Turkey Trot Festival

Turkey Trot is an annual festival held in Yellville (Marion County) on the second weekend in October, all day Friday and Saturday. Like many Arkansas festivals, Turkey Trot was founded to draw attention to local natural resources as well as to provide community entertainment. However, it has also been a source of controversy due to the treatment of turkeys during the festival.

The festival originated just before Thanksgiving in 1946, when Yellville’s American Legion post, with help from local businessmen and professionals, sponsored a National Turkey Calling Contest and Turkey Trot. The day’s activities were intended to be a wild turkey–conservation activity, calling attention to Arkansas’s dwindling turkey population, which by the mid-1940s had dropped to only 7,000, very few of which remained in the Ozarks.

The “Turkey Trot” portion of the event originally referred to an activity in which event organizers dropped live turkeys from the courthouse roof. Festival attendees could chase and attempt to capture the birds, and those who caught birds could keep them for Thanksgiving dinner. In 1948, a local pilot began dropping the turkeys for the Turkey Trot from an airplane. This portion of the festival was so popular that the name was eventually adopted for the entire weekend’s activities.

In its early years, the festival included educational conservation programs, political speakers, turkey dinners, archery and other sporting demonstrations, square dances, and live music. Later, the American Legion post handed over organization of the festival to the Yellville Area Chamber of Commerce. The Chamber of Commerce added a parade, street dance, 5K run/walk, a popular lip-syncing contest, and the Miss Turkey Trot pageant, which includes a Miss Drumsticks division, in which participants are judged on the beauty of their legs alone. The majority of the festival’s events take place on the courthouse square, where streets are blocked off to make room for food and craft vendors, game booths, and the stage for the live music and other entertainment. Recent notable entertainers have included country musicians John Conlee and Jeannie Kendall of the Kendalls.

A December 1989 article in the National Enquirer brought notoriety to the festival. The article, which referred to the festival as “sick” and “bizarre,” featured graphic photographs of the turkey drops, which inspired outrage from people all over the country. Event organizers defended the drops, arguing that wild turkeys are able to use their wings to glide gently to the ground. In response to the criticism, the Yellville Chamber of Commerce officially stopped sponsoring the airplane drops, but the tradition was continued by an unidentified private citizen, popularly known as the “phantom pilot.” The turkey drops came under further scrutiny in 2011, when the organization People for the Ethical Treatment of Animals (PETA) offered a $5,000 reward for the arrest of the phantom pilot. The Federal Aviation Administration (FAA) has also weighed in on the issue, saying that pilots caught releasing birds from an airplane risk losing their license. For several subsequent years, live turkeys were dropped from the courthouse roof.

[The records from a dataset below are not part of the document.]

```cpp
template <bool ABSGRAD, bool LINEAGE, int BK>
__global__ void __launch_bounds__(RB, TR_MINW)
k_render_bwd_tr(ViewBg bg_arg , int W, int H, int tiles_x, int tiles_per_view,
                int num_tiles , const uint2* __restrict__ ranges,
                const uint32_t* __restrict__ sorted_splat, const float4* __restrict__ splat2d,
                const float* __restrict__ final_T, const uint32_t* __restrict__ n_contrib, const float* __restrict__ dL_dout ,
                float* __restrict__ grow ,
                const uint32_t* __restrict__ live_splat ,
                const uint32_t* __restrict__ live_pos ) {
    __shared__ TrLds<BK> L;
    __shared__ __attribute__((aligned(16))) float s_tab[4][(BK + 1) * 12];
    __shared__ __attribute__((aligned(16))) float s_tb[4][TR_SLOTS * TR_SS];
    (void)bg_arg;
    const int tile_g = tile_of_block(blockIdx.x, num_tiles);
    if (tile_g >= num_tiles) return;
    const int view = tile_g / tiles_per_view, tile = tile_g - view * tiles_per_view;
    const float3 bgv = dvs_load_bg(view);
    final_T += (size_t)view * W * H; n_contrib += (size_t)view * W * H; dL_dout += (size_t)view * 3 * W * H;
    const int tx = tile % tiles_x, ty = tile / tiles_x;
    const int wave = threadIdx.x >> 6, lane = threadIdx.x & 63;
    const size_t P = (size_t)W * H;
    const int g1 = lane >> 4, pi = lane & 15;
    const int bx1 = 2 * (wave & 1) + (g1 & 1), by1 = 2 * (wave >> 1) + (g1 >> 1), blk1 = by1 * 4 + bx1;
    const int px = tx * DVS_TILE + 4 * bx1 + (pi & 3), py = ty * DVS_TILE + 4 * by1 + (pi >> 2);
    const bool inside = px < W && py < H;
    const size_t pix = (size_t)py * W + px;
    const float pxf = (float)px, pyf = (float)py;
    const uint2 range = ranges[tile_g];
    const int r2 = lane >> 4, s2 = (lane >> 2) & 3, g2 = lane & 3;
    const int bx2 = 2 * (wave & 1) + (g2 & 1), by2 = 2 * (wave >> 1) + (g2 >> 1);
    const int X0 = tx * DVS_TILE + 4 * bx2, Y0 = ty * DVS_TILE + 4 * by2 + r2;
    const float X0f = (float)X0, Y0f = (float)Y0;
    float d2[4][3];
    if ((W & 3) == 0) {
        const bool in2 = X0 < W && Y0 < H;
        const size_t q = (size_t)Y0 * W + X0;
#pragma unroll
        for (int c = 0; c < 3; ++c) {
            const float4 v = in2 ? *reinterpret_cast<const float4*>(dL_dout + c * P + q) : make_float4(0.f, 0.f, 0.f, 0.f);
            d2[0][c] = v.x; d2[1][c] = v.y; d2[2][c] = v.z; d2[3][c] = v.w;
        }
    } else {
#pragma unroll
        for (int x = 0; x < 4; ++x) {
            const bool in2 = X0 + x < W && Y0 < H;
            const size_t q = (size_t)Y0 * W + X0 + x;
#pragma unroll
            for (int c = 0; c < 3; ++c) d2[x][c] = in2 ? dL_dout[c * P + q] : 0.f;
        }
    }
    const int perm_r = (r2 == 1) ? 2 : (r2 == 2) ? 1 : r2;
    const int xaddr = (lane ^ 32) << 2;
    const int jaddr = (16 * g2) << 2;
    const uint32_t jshift = 8u * (uint32_t)(TR_SLOTS - 1 - s2);

    const float T_final = inside ? final_T[pix] : 0.f;
    uint32_t last = inside ? n_contrib[pix] : 0u;
    if (live_pos) {
        if (last > 0u) last = live_pos[range.x + last - 1u] + 1u;
        sorted_splat = live_splat;
    }
    float dLp0 = 0.f, dLp1 = 0.f, dLp2 = 0.f;
    if (inside) { dLp0 = dL_dout[pix]; dLp1 = dL_dout[P + pix]; dLp2 = dL_dout[2 * P + pix]; }
    const float bg_dot = (bgv.x * dLp0 + bgv.y * dLp1) + bgv.z * dLp2;

    uint32_t bmax = last;
#pragma unroll
    for (int d = 8; d >= 1; d >>= 1) bmax = max(bmax, (uint32_t)__shfl_xor((int)bmax, d, 64));
    if (pi == 0) L.blast[blk1] = bmax;
    for (int e = threadIdx.x; e < (BK + 1) * 12; e += RB) reinterpret_cast<float4*>(&s_tab[0][0])[e] = make_float4(0.f, 0.f, 0.f, 0.f);
    if (threadIdx.x < 16) L.list[threadIdx.x] = (uint8_t)BK;
    if (threadIdx.x == 0) { L.ea[BK] = make_float4(0.f, 0.f, 0.f, 0.f); L.eb[BK] = make_float4(0.f, 0.f, 0.f, 0.f); L.ec[BK] = make_float4(0.f, 0.f, 0.f, 0.f); }
    __syncthreads();
    uint32_t todo = 0;
#pragma unroll
    for (int g = 0; g < 16; ++g) todo = max(todo, L.blast[g]);
    if (todo == 0) return;

    float T = T_final;
    float D = T_final * bg_dot;
    const uint32_t tb_m0 = (uint32_t)__builtin_amdgcn_readfirstlane((int)(uint32_t)(uintptr_t)&s_tb[wave][0]);
    typedef __attribute__((address_space(3))) float lds_float;
    typedef float tr_v4f __attribute__((ext_vector_type(4)));
    typedef __attribute__((address_space(3))) const tr_v4f lds_cv4f;
    uint32_t tbr_a = (uint32_t)(uintptr_t)&s_tb[wave][TR_SS * s2 + 16 * g2 + 4 * r2];
    uint32_t tabw_a = (uint32_t)(uintptr_t)&s_tab[wave][perm_r];
    asm("" : "+v"(tbr_a), "+v"(tabw_a));
    const uint8_t* const lbase = &L.list[0];

    auto flush = [&](uint32_t jpack) {
        const uint32_t jp = (uint32_t)__builtin_amdgcn_ds_bpermute(jaddr, (int)jpack);
        const int j = (int)((jp >> jshift) & 0xffu);
// ... 36 lines not shown
        }
        const float q0 = swap16_add(h0, h1), q1 = swap16_add(h2, h3), q2 = swap16_add(h4, h5);
        uint32_t slot_a;
        asm("v_mad_u32_u24 %0, %1, 48, %2" : "=v"(slot_a) : "v"(j), "v"(tabw_a));
        lds_float* const slot = (lds_float*)slot_a;
#pragma unroll
        for (int g = 0; g < 4; ++g) {
            if (g2 == g) { slot[0] += q0; slot[4] += q1; slot[8] += q2; }
            __builtin_amdgcn_wave_barrier();
            asm volatile("" ::: "memory");
        }
    };

    const int nbatch = (int)((todo + BK - 1) / BK);
    const float tile_x0 = (float)(tx * DVS_TILE), tile_y0 = (float)(ty * DVS_TILE);
    uint32_t id_stage = tr_load_id<BK>(sorted_splat, range.x + (nbatch - 1) * BK, min(BK, (int)todo - (nbatch - 1) * BK));
    for (int b = nbatch - 1; b >= 0; --b) {
        const int base = b * BK;
        const int cnt = min(BK, (int)todo - base);
        tr_stage<BK>(L, splat2d, id_stage, cnt, base, b & 1, tile_x0, tile_y0);
        __syncthreads();
        const int len = (int)L.cnt[blk1];
        int nmax = len;
        nmax = max(nmax, __shfl_xor(nmax, 16, 64));
        nmax = max(nmax, __shfl_xor(nmax, 32, 64));
        nmax = __builtin_amdgcn_readfirstlane(nmax);
        const int lastb = (int)min(last, (uint32_t)(base + BK)) - base;
        uint32_t p = (uint32_t)len * 16u + (uint32_t)blk1;
        uint32_t jn = lbase[p];
        asm("" : "+v"(jn));
        uint32_t jpack = 0;
// ... 43 lines not shown
            const float val = (s_tab[0][e] + s_tab[1][e]) + (s_tab[2][e] + s_tab[3][e]);
            if (val != 0.f) {
                const int ent = e / 12, comp = e - 12 * ent;
                const uint2 io = L.idop[b & 1][ent];
                const float sc = (comp == 5 || (comp >= 6 && comp <= 8)) ? 1.f : __uint_as_float(io.y);
                if (comp < 11) atomicAdd(&grow[(size_t)io.x * 12 + comp], val * sc);
            }
            s_tab[0][e] = 0.f; s_tab[1][e] = 0.f; s_tab[2][e] = 0.f; s_tab[3][e] = 0.f;
        }
    }
}

hipError_t dvs_launch_render_bwd_tr(hipStream_t st, int W, int H, int tiles_x, int tiles_y, int n_views, const uint32_t* ranges,
                                    const uint32_t* sorted_splat, const float* splat2d, const float* bgs, const float* final_T,
                                    const uint32_t* n_contrib, const float* dL_dout, float* grad_rows, int absgrad, int grad_mode,
                                    const uint32_t* live_splat, const uint32_t* live_pos) {
    const int tiles_pv = tiles_x * tiles_y, num_tiles = tiles_pv * n_views;
    if (num_tiles <= 0) return hipSuccess;
    const int grid = ((num_tiles + 7) >> 3) << 3;
    const int lineage = grad_mode == 1 ? 1 : 0;
#define DVS_TR(A, LN, BKV)                                                                                                              \
    hipLaunchKernelGGL((k_render_bwd_tr<A, LN, BKV>), dim3(grid), dim3(RB), 0, st, make_view_bg(n_views, bgs), W, H, tiles_x, tiles_pv, \
                       num_tiles, (const uint2*)ranges, sorted_splat, (const float4*)splat2d, final_T, n_contrib, dL_dout, grad_rows, live_splat, live_pos)
#define DVS_TR_B(BKV)                                                                                   \
    do {                                                                                                \
        if (absgrad) { if (lineage) DVS_TR(true, true, BKV); else DVS_TR(true, false, BKV); }           \
        else { if (lineage) DVS_TR(false, true, BKV); else DVS_TR(false, false, BKV); }                 \
    } while (0)
    DVS_TR_B(64);
#undef DVS_TR_B
#undef DVS_TR
    return hipGetLastError();
}
```

include/dvs_raster.h:

```cpp
#ifndef DVS_RASTER_H
#define DVS_RASTER_H

#include <stddef.h>
#include <stdint.h>

#ifdef __cplusplus
extern "C" {
#endif

#define DVS_TILE 16
#define DVS_SH_REST 15

enum {
    DVS_OK = 0,
    DVS_ERR_INVALID = 1,
    DVS_ERR_HIP = 2,
    DVS_ERR_CAPACITY = 3,
    DVS_ERR_STATE = 4,
    DVS_ERR_UNSUPPORTED = 5
};

typedef struct dvs_splats {
    const float* pos;
    const float* sh0;
// ... 87 lines not shown

int dvs_sh_grad_combine(dvs_ctx* ctx, void* stream, int n, const float* pos, int sh_degree, int n_views, const float* campos,
                        const float* dcolor, float* g_sh0, float* g_shN, int accumulate, int shn_layout);
int dvs_shn_relayout(dvs_ctx* ctx, void* stream, int n, const float* src, float* dst, int to_tiled);

dvs_ctx* dvs_create_views(int device, size_t max_splats, int max_w, int max_h, int max_views);
int dvs_raster_forward_views(dvs_ctx* ctx, void* stream, const dvs_splats* params, const dvs_camera* cams, int n_views,
                             const dvs_opts* opts, float* out_rgb);
int dvs_raster_backward_views(dvs_ctx* ctx, void* stream, const dvs_splats* params, const dvs_camera* cams, int n_views,
                              const dvs_opts* opts, const float* dL_drgb, const dvs_splat_grads* out);

int dvs_raster_forward_views_prepare(dvs_ctx* ctx, void* stream, const dvs_splats* params, const dvs_camera* cams, int n_views,
                                     const dvs_opts* opts, int64_t first, int64_t count);
int dvs_raster_forward_cancel_prepared(dvs_ctx* ctx);
int dvs_get_view_state(dvs_ctx* ctx, int view, dvs_fwd_state* state);

#define DVS_T_UNKNOWN (~0ull)
int dvs_set_async(dvs_ctx* ctx, int enable);
int dvs_get_num_rendered(dvs_ctx* ctx, void* stream, uint64_t* num_rendered);
int dvs_get_arena_info(dvs_ctx* ctx, uint64_t* instance_capacity, uint64_t* grow_events, uint64_t* last_num_rendered, uint64_t* overflows);
int dvs_get_sort_rank_mode(dvs_ctx* ctx);
int dvs_set_export_sorted_tiles(dvs_ctx* ctx, int enable);

int dvs_debug_record_decisions(dvs_ctx* ctx, uint64_t* take_masks, uint64_t capacity_instances);
int dvs_debug_sort_depth_keys(dvs_ctx* ctx, void* stream, const uint32_t* keys, uint64_t n, uint32_t* sorted_ids, uint32_t* n_sorted, uint32_t* digit_bits);

int dvs_set_backward_variant(dvs_ctx* ctx, int variant);
int dvs_set_forward_variant(dvs_ctx* ctx, int variant);
int dvs_set_live_lists(dvs_ctx* ctx, int enable);

// ... 24 lines not shown
```

Measured before the change: 1830 views/s.

## Hand off per-pixel live count and per-tile block maxima from forward to backward

The forward render kernel now also writes a compacted per-pixel last-live index and a per-tile header holding the tile's todo count and its 16 block maxima. The backward TR kernel reads these instead of gathering live_pos through n_contrib and reducing block maxima with shuffles and LDS, and it issues the first id stage load earlier. This removes a dependent indirect load and a reduction plus sync from the backward prologue. In exchange the forward kernel gains extra LDS, shuffles, a barrier and additional global writes of a pixel-sized buffer.

```diff
diff --git a/divshot_amd/csrc/dvs_api.cpp b/divshot_amd/csrc/dvs_api.cpp
--- a/divshot_amd/csrc/dvs_api.cpp
+++ b/divshot_amd/csrc/dvs_api.cpp
@@ -80,6 +80,7 @@
 struct Arenas {
     Buf radii, splat2d, depth, flags, tiles_touched, rect, rect_sorted, key[2], ids[2];
     Buf ranges, final_T, n_contrib;
+    Buf last_live, tile_head;
     Buf ranges_canon;
     Buf inst_tile[2], inst_splat[2];
     uint64_t inst_cap = 0;
@@ -122,7 +123,10 @@
     bool have = false;
     uint32_t* live_splat = nullptr;
     uint32_t* live_pos = nullptr;
+    uint32_t* last_live = nullptr;
+    DvsTileHead* tile_head = nullptr;
     bool live_lists = true;
+    bool use_handoff = true;
     uint64_t* rec_masks = nullptr; uint64_t rec_cap = 0;
     struct Prep {
         bool valid = false;
@@ -179,6 +183,7 @@
     }
 };
 
+static_assert(sizeof(DvsTileHead) == 4 * DVS_TILE_HEAD_WORDS, "dvs_raster.h describes the tile header to the tests");
 namespace {
 enum : unsigned { DROP_FWD = 1u, DROP_ROWS = 2u, DROP_PREP = 4u, DROP_SEGS = 8u };
 void invalidate(dvs_ctx* c, unsigned what) {
@@ -246,6 +251,8 @@
     c->fe.carve_ranges(c->a.ranges.p, c->max_views, tiles);
     TRY(c->a.ranges_canon.ensure(tiles * 8));
     TRY(c->a.final_T.ensure(P * 4));
+    TRY(c->a.last_live.ensure(P * 4));
+    TRY(c->a.tile_head.ensure(tiles * sizeof(DvsTileHead)));
     return c->a.n_contrib.ensure(P * 4);
 }
 int ensure_instance_arenas(dvs_ctx* c, uint64_t T) {
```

However, in 2015, for the first time in eight years, a pilot dropped turkeys from a plane during the festival, eliciting cheers from the crowd below. The airplane turkey drops were again performed in 2016; two turkeys were reportedly killed in the drops. Those drops were done from the plane of Mountain View (Stone County) pharmacist Dana Woods. In 2017, turkeys were dropped from a plane registered to Aldino Raimondi of Yellville. On April 6, 2018, the Yellville Chamber of Commerce announced that it would no longer continue to serve as organizer of the festival, citing “safety concerns, rising costs, and loss of funding.” The Mid-Marion County Rotary Club, later that month, voted to take over sponsorship of the festival provided that no turkeys were dropped from airplanes.

For additional information:
Berry, Earl. History of Marion County. Little Rock: International Graphics Industry, 1977.

Lowery, Annie. “Tossing a Bird That Does Not Fly out of a Plane.” The Atlantic, November 20, 2018. Online at https://www.theatlantic.com/ideas/archive/2018/11/yellville-turkey-trot/576184/ (accessed September 13, 2019).

Turkey Trot. Mid-Marion County Rotary. https://www.midmarioncountyrotary.org/turkey-trot/ (accessed September 13, 2019).

Mary Buchman
Powhatan Historic State Park

Comments

    During my childhood in the ’50s and ’60s I lived in Flippin, Arkansas, seven miles from Yellville. It was a wonderful time to get to Yellville to Turkey Trot. At that time, they had a carnival and dropped turkeys. It was fun to watch them FLY. They sometimes landed in the trees around the courthouse. Some of the boys would go up, and then the chase was on. It was fun and a lot of turkeys populated the Ozarks. Now there are no more speeches, no more carnivals, and very little fun due to a group, PETA.